◆ **Work item**:
Scan the entries for the word "data". Every line that has it should be copied.
★ ★ ★ ★
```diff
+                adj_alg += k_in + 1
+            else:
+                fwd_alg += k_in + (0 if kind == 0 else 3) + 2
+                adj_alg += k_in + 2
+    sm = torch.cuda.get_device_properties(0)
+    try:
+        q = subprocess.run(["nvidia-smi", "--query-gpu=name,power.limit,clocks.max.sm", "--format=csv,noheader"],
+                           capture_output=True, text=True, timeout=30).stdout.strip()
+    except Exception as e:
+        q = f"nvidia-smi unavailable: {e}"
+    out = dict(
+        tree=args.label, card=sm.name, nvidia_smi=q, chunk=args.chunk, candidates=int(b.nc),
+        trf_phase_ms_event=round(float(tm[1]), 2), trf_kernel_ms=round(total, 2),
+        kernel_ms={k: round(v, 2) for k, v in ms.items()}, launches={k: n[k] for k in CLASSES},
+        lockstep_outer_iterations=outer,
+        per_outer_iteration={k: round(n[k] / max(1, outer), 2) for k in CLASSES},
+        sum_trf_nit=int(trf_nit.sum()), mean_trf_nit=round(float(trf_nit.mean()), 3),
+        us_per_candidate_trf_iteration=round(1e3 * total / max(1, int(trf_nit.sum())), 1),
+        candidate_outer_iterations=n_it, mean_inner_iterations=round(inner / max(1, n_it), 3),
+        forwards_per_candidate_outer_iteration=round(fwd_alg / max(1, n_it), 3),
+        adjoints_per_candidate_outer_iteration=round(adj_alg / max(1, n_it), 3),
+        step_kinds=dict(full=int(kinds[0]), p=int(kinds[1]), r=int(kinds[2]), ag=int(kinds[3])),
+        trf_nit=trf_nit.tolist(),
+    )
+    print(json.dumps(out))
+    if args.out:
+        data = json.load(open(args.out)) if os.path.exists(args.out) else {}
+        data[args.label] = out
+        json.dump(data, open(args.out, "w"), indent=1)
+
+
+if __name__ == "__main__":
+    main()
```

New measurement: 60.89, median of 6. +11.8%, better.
★ ★ ★ ★
◆ **Task output**:
+        data = json.load(open(args.out)) if os.path.exists(args.out) else {}
+        data[args.label] = out
+        json.dump(data, open(args.out, "w"), indent=1)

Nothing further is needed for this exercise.